TASK INPUT:
________________________________________
int tfhe_hip_test_schedule(const int32_t *ops5, int32_t count, int32_t unit, int32_t balance, int32_t *levels_out);
int tfhe_hip_test_level_plan(const int32_t *ops5, const int32_t *op_keys, int32_t count, int32_t nkeys, int32_t unit,
                             int32_t balance, int32_t *levels_out, int32_t *sizes6, int32_t *rot_off, int32_t *ks_off,
                             int32_t *rot_koff, int32_t *ks_koff, int32_t *rot_key, int32_t *rots6, int32_t *kss4);
int tfhe_hip_test_level_plan3(const int32_t *ops5, const int32_t *op_keys, int32_t count, int32_t nkeys, int32_t unit,
                              int32_t balance, int32_t *levels_out, int32_t *sizes6, int32_t *rot_off, int32_t *ks_off,
                              int32_t *rot_koff, int32_t *ks_koff, int32_t *rot_key, int32_t *rots8, int32_t *kss4);
int tfhe_hip_test_level_plan_lut(const int32_t *ops10, const int32_t *op_keys, int32_t count, int32_t nkeys, int32_t unit,
                                 int32_t balance, int32_t reuse, int32_t *levels_out, int32_t *shared_with, int32_t *sizes6,
                                 int32_t *rot_off, int32_t *ks_off, int32_t *rot_koff, int32_t *ks_koff, int32_t *rot_key,
                                 int32_t *rots9, int32_t *kss4);
int tfhe_hip_test_level_plan_multi(const int32_t *ops16, const int32_t *op_keys, int32_t count, int32_t nkeys, int32_t unit,
                                   int32_t balance, int32_t reuse, const int32_t *dead_slots, int32_t ndead,
                                   int32_t *levels_out, int32_t *shared_with, int32_t *sizes6, int32_t *rot_off, int32_t *ks_off,
                                   int32_t *rot_koff, int32_t *ks_koff, int32_t *rot_key, int32_t *rots10, int32_t *kss4);
int tfhe_hip_test_level_plan_lin(const int32_t *ops16, const int32_t *op_keys, int32_t count, int32_t nkeys, int32_t unit,
                                 int32_t balance, int32_t reuse, const int32_t *dead_slots, int32_t ndead,
                                 const int32_t *lin_terms2, int32_t nterms, int32_t *levels_out, int32_t *ranks_out,
                                 int32_t *shared_with, int32_t *sizes6, int32_t *rot_off, int32_t *ks_off, int32_t *rot_koff,
                                 int32_t *ks_koff, int32_t *rot_key, int32_t *rots10, int32_t *kss4, int32_t *lin_sizes2,
                                 int32_t *lin_level_off, int32_t *lin_launch_off, int32_t *lin_launch_rank, int32_t *lins35);
int tfhe_hip_test_level_plan_full(const int32_t *ops16, const int32_t *op_keys, int32_t count, int32_t nkeys, int32_t unit,
                                  int32_t balance, int32_t reuse, const int32_t *dead_slots, int32_t ndead,
                                  const int32_t *lin_terms2, int32_t nterms, int32_t *levels_out, int32_t *ranks_out,
                                  int32_t *shared_with, int32_t *sizes6, int32_t *rot_off, int32_t *ks_off, int32_t *rot_koff,
                                  int32_t *ks_koff, int32_t *rot_key, int32_t *rots10, int32_t *kss4, int32_t *lin_sizes2,
                                  int32_t *lin_level_off, int32_t *lin_launch_off, int32_t *lin_launch_rank, int32_t *lins35,
                                  int32_t *not_off, int32_t *nots2);
int tfhe_hip_test_level_slack(const int32_t *ops5, int32_t count, int32_t unit, int32_t level_slack, const int32_t *cost_widths,
                              const double *cost_us, int32_t ncost, int32_t period, int32_t *levels_out, int32_t *widths_out,
                              double *cost_out2);
int tfhe_hip_test_level_cost(int32_t n, int32_t N, int32_t k, int32_t l, int32_t Bgbit, int32_t ks_t, int32_t ks_basebit,
                             int32_t cu_count, int32_t width, double *us_out);
int tfhe_hip_test_set_level_cost(const int32_t *cost_widths, const double *cost_us, int32_t ncost);
int tfhe_hip_last_level_slack(double *out4);
int tfhe_hip_test_br_plan(int32_t N, int32_t l, int32_t Bgbit, const int32_t *tunings4, int32_t cu_count, int32_t count,
                          int32_t flags, int32_t *out3);
int tfhe_hip_test_ks_plan(int32_t n, int32_t N, int32_t k, int32_t ks_t, int32_t ks_basebit, const int32_t *tunings5,
                          int32_t cu_count, int32_t count, int64_t *out6);
int tfhe_hip_test_ks_plan_form(int32_t n, int32_t N, int32_t k, int32_t ks_t, int32_t ks_basebit, const int32_t *tunings5,
                               int32_t cu_count, int32_t count, int64_t *out7);
int tfhe_hip_test_wg_times(const TFheGateBootstrappingCloudKeySet *bk, int32_t width, uint64_t *times4, double *launch_ms);

typedef struct TfheHipPackingKey TfheHipPackingKey;
TfheHipPackingKey *tfhe_hip_new_packing_key(const TFheGateBootstrappingSecretKeySet *secret, int32_t pk_t, int32_t pk_basebit);
TfheHipPackingKey *tfhe_hip_new_packing_key_seeded(const TFheGateBootstrappingSecretKeySet *secret, int32_t pk_t,
                                                   int32_t pk_basebit, uint64_t seed);
TfheHipPackingKey *tfhe_hip_new_packing_key_from_words(const TFheGateBootstrappingParameterSet *params, int32_t pk_t,
                                                       int32_t pk_basebit, const Torus32 *words);
void tfhe_hip_delete_packing_key(TfheHipPackingKey *key);
const Torus32 *tfhe_hip_packing_key_words(const TfheHipPackingKey *key, int64_t *count);
int tfhe_hip_packing_key_decomposition(const TfheHipPackingKey *key, int32_t *pk_t, int32_t *pk_basebit);
int tfhe_hip_pack_samples(const TfheHipPackingKey *key, const LweSample *samples, int32_t count,
                          const TFheGateBootstrappingCloudKeySet *bk, Torus32 *out_words);
int tfhe_hip_pack_samples_device(const TfheHipPackingKey *key, const LweSample *samples, int32_t count,
                                 const TFheGateBootstrappingCloudKeySet *bk, void *device_words);
int tfhe_hip_packed_phase(const TFheGateBootstrappingSecretKeySet *secret, const Torus32 *words, Torus32 *out_phases);
int tfhe_hip_packed_decrypt_bits(const TFheGateBootstrappingSecretKeySet *secret, const Torus32 *words, int32_t count,
                                 int32_t *out_bits);
int tfhe_hip_test_pack_bounds(int32_t N, int32_t rows, int32_t basebit);

int tfhe_hip_ring_encrypt(const TFheGateBootstrappingSecretKeySet *secret, const Torus32 *mu, Torus32 *out_words);
int tfhe_hip_ring_encrypt_seeded(const TFheGateBootstrappingSecretKeySet *secret, const Torus32 *mu, Torus32 *out_words,
                                 uint64_t seed);
int tfhe_hip_ring_encrypt_bits(const TFheGateBootstrappingSecretKeySet *secret, const int32_t *bits, int32_t count,
                               Torus32 *out_words);
int tfhe_hip_ring_encrypt_bits_seeded(const TFheGateBootstrappingSecretKeySet *secret, const int32_t *bits, int32_t count,
                                      Torus32 *out_words, uint64_t seed);
int tfhe_hip_unpack_samples(const TFheGateBootstrappingCloudKeySet *bk, const Torus32 *ring_words, int32_t nring,
                            const int32_t *index, int32_t count, LweSample *result);
int tfhe_hip_unpack_samples_scattered(const TFheGateBootstrappingCloudKeySet *bk, const Torus32 *ring_words, int32_t nring,
                                      const int32_t *index, int32_t count, LweSample *const *result);
int tfhe_hip_unpack_samples_device(const TFheGateBootstrappingCloudKeySet *bk, const void *device_ring_words, int32_t nring,
                                   const int32_t *index, int32_t count, LweSample *result);

typedef struct TfheHipCompressedCloudKey TfheHipCompressedCloudKey;
TfheHipCompressedCloudKey *tfhe_hip_new_compressed_cloud_key(const TFheGateBootstrappingSecretKeySet *secret);
TfheHipCompressedCloudKey *tfhe_hip_new_compressed_cloud_key_seeded(const TFheGateBootstrappingSecretKeySet *secret,
                                                                    uint64_t noise_seed, const uint32_t *mask_seed10);
TfheHipCompressedCloudKey *tfhe_hip_new_compressed_cloud_key_from_words(const TFheGateBootstrappingParameterSet *params,
                                                                        const uint32_t *mask_seed10, const Torus32 *bk_body,
                                                                        const Torus32 *ksk_body);
void tfhe_hip_delete_compressed_cloud_key(TfheHipCompressedCloudKey *key);
const uint32_t *tfhe_hip_compressed_key_seed(const TfheHipCompressedCloudKey *key);
const Torus32 *tfhe_hip_compressed_key_bk_body(const TfheHipCompressedCloudKey *key, int64_t *count);
const Torus32 *tfhe_hip_compressed_key_ksk_body(const TfheHipCompressedCloudKey *key, int64_t *count);
int64_t tfhe_hip_compressed_key_bytes(const TfheHipCompressedCloudKey *key);
TFheGateBootstrappingCloudKeySet *tfhe_hip_expand_cloud_key_host(const TfheHipCompressedCloudKey *key);
TFheGateBootstrappingCloudKeySet *tfhe_hip_expand_cloud_key(const TfheHipCompressedCloudKey *key);
void tfhe_hip_export_compressed_cloud_key_toFile(FILE *F, const TfheHipCompressedCloudKey *key);
TfheHipCompressedCloudKey *tfhe_hip_new_compressed_cloud_key_fromFile(FILE *F);
int tfhe_hip_kernel_expand_masks(const uint32_t *mask_seed10, int64_t first_word, int32_t count, uint32_t *out);
int64_t tfhe_hip_test_key_image(const TFheGateBootstrappingCloudKeySet *cloud, int which, Torus32 *out, int64_t capacity);
double tfhe_hip_last_expand_ms(void);

typedef struct TfheHipCompressedPackingKey TfheHipCompressedPackingKey;
TfheHipCompressedPackingKey *tfhe_hip_new_compressed_packing_key(const TFheGateBootstrappingSecretKeySet *secret, int32_t pk_t,
                                                                 int32_t pk_basebit);
TfheHipCompressedPackingKey *tfhe_hip_new_compressed_packing_key_seeded(const TFheGateBootstrappingSecretKeySet *secret,
                                                                        int32_t pk_t, int32_t pk_basebit, uint64_t noise_seed,
                                                                        const uint32_t *mask_seed10);
TfheHipCompressedPackingKey *tfhe_hip_new_compressed_packing_key_from_words(const TFheGateBootstrappingParameterSet *params,
                                                                            int32_t pk_t, int32_t pk_basebit,
                                                                            const uint32_t *mask_seed10, const Torus32 *body);
void tfhe_hip_delete_compressed_packing_key(TfheHipCompressedPackingKey *key);
const uint32_t *tfhe_hip_compressed_packing_key_seed(const TfheHipCompressedPackingKey *key);
const Torus32 *tfhe_hip_compressed_packing_key_body(const TfheHipCompressedPackingKey *key, int64_t *count);
int tfhe_hip_compressed_packing_key_decomposition(const TfheHipCompressedPackingKey *key, int32_t *pk_t, int32_t *pk_basebit);
int64_t tfhe_hip_compressed_packing_key_bytes(const TfheHipCompressedPackingKey *key);
TfheHipPackingKey *tfhe_hip_expand_packing_key_host(const TfheHipCompressedPackingKey *key);
TfheHipPackingKey *tfhe_hip_expand_packing_key(const TfheHipCompressedPackingKey *key);
void tfhe_hip_export_compressed_packing_key_toFile(FILE *F, const TfheHipCompressedPackingKey *key);
TfheHipCompressedPackingKey *tfhe_hip_new_compressed_packing_key_fromFile(FILE *F);
#define TFHE_HIP_RING_COMPRESSED_WORDS(N) (10 + (N))
int tfhe_hip_ring_encrypt_compressed(const TFheGateBootstrappingSecretKeySet *secret, const Torus32 *mu, Torus32 *out_words);
int tfhe_hip_ring_encrypt_compressed_seeded(const TFheGateBootstrappingSecretKeySet *secret, const Torus32 *mu,
                                            Torus32 *out_words, const uint32_t *mask_seed10, uint64_t noise_seed);
int tfhe_hip_ring_encrypt_bits_compressed(const TFheGateBootstrappingSecretKeySet *secret, const int32_t *bits, int32_t count,
                                          Torus32 *out_words);
int tfhe_hip_ring_encrypt_bits_compressed_seeded(const TFheGateBootstrappingSecretKeySet *secret, const int32_t *bits,
                                                 int32_t count, Torus32 *out_words, const uint32_t *mask_seed10,
                                                 uint64_t noise_seed);
int tfhe_hip_ring_expand_host(const Torus32 *compressed_words, int32_t N, Torus32 *out_words);
int tfhe_hip_unpack_samples_seeded(const TFheGateBootstrappingCloudKeySet *bk, const Torus32 *compressed_words, int32_t nring,
                                   const int32_t *index, int32_t count, LweSample *result);
int tfhe_hip_unpack_samples_seeded_scattered(const TFheGateBootstrappingCloudKeySet *bk, const Torus32 *compressed_words,
                                             int32_t nring, const int32_t *index, int32_t count, LweSample *const *result);
int tfhe_hip_unpack_samples_seeded_device(const TFheGateBootstrappingCloudKeySet *bk, const void *device_compressed_words,
                                          int32_t nring, const int32_t *index, int32_t count, LweSample *result);
int64_t tfhe_hip_test_pack_image(const TfheHipPackingKey *key, const TFheGateBootstrappingCloudKeySet *bk, Torus32 *out,
                                 int64_t capacity);
int64_t tfhe_hip_test_extract_rows(Torus32 *out, int64_t capacity);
________________________________________
WORK REQUEST: Above are the entries. Output exactly the lines beginning with the line that has "double *cost_out2);" and ending with the line that has "void tfhe_hip_delete_packing_key(TfheHipPackingKey *key);".

ANSWER SECTION:
                              double *cost_out2);
int tfhe_hip_test_level_cost(int32_t n, int32_t N, int32_t k, int32_t l, int32_t Bgbit, int32_t ks_t, int32_t ks_basebit,
                             int32_t cu_count, int32_t width, double *us_out);
int tfhe_hip_test_set_level_cost(const int32_t *cost_widths, const double *cost_us, int32_t ncost);
int tfhe_hip_last_level_slack(double *out4);
int tfhe_hip_test_br_plan(int32_t N, int32_t l, int32_t Bgbit, const int32_t *tunings4, int32_t cu_count, int32_t count,
                          int32_t flags, int32_t *out3);
int tfhe_hip_test_ks_plan(int32_t n, int32_t N, int32_t k, int32_t ks_t, int32_t ks_basebit, const int32_t *tunings5,
                          int32_t cu_count, int32_t count, int64_t *out6);
int tfhe_hip_test_ks_plan_form(int32_t n, int32_t N, int32_t k, int32_t ks_t, int32_t ks_basebit, const int32_t *tunings5,
                               int32_t cu_count, int32_t count, int64_t *out7);
int tfhe_hip_test_wg_times(const TFheGateBootstrappingCloudKeySet *bk, int32_t width, uint64_t *times4, double *launch_ms);

typedef struct TfheHipPackingKey TfheHipPackingKey;
TfheHipPackingKey *tfhe_hip_new_packing_key(const TFheGateBootstrappingSecretKeySet *secret, int32_t pk_t, int32_t pk_basebit);
TfheHipPackingKey *tfhe_hip_new_packing_key_seeded(const TFheGateBootstrappingSecretKeySet *secret, int32_t pk_t,
                                                   int32_t pk_basebit, uint64_t seed);
TfheHipPackingKey *tfhe_hip_new_packing_key_from_words(const TFheGateBootstrappingParameterSet *params, int32_t pk_t,
                                                       int32_t pk_basebit, const Torus32 *words);
void tfhe_hip_delete_packing_key(TfheHipPackingKey *key);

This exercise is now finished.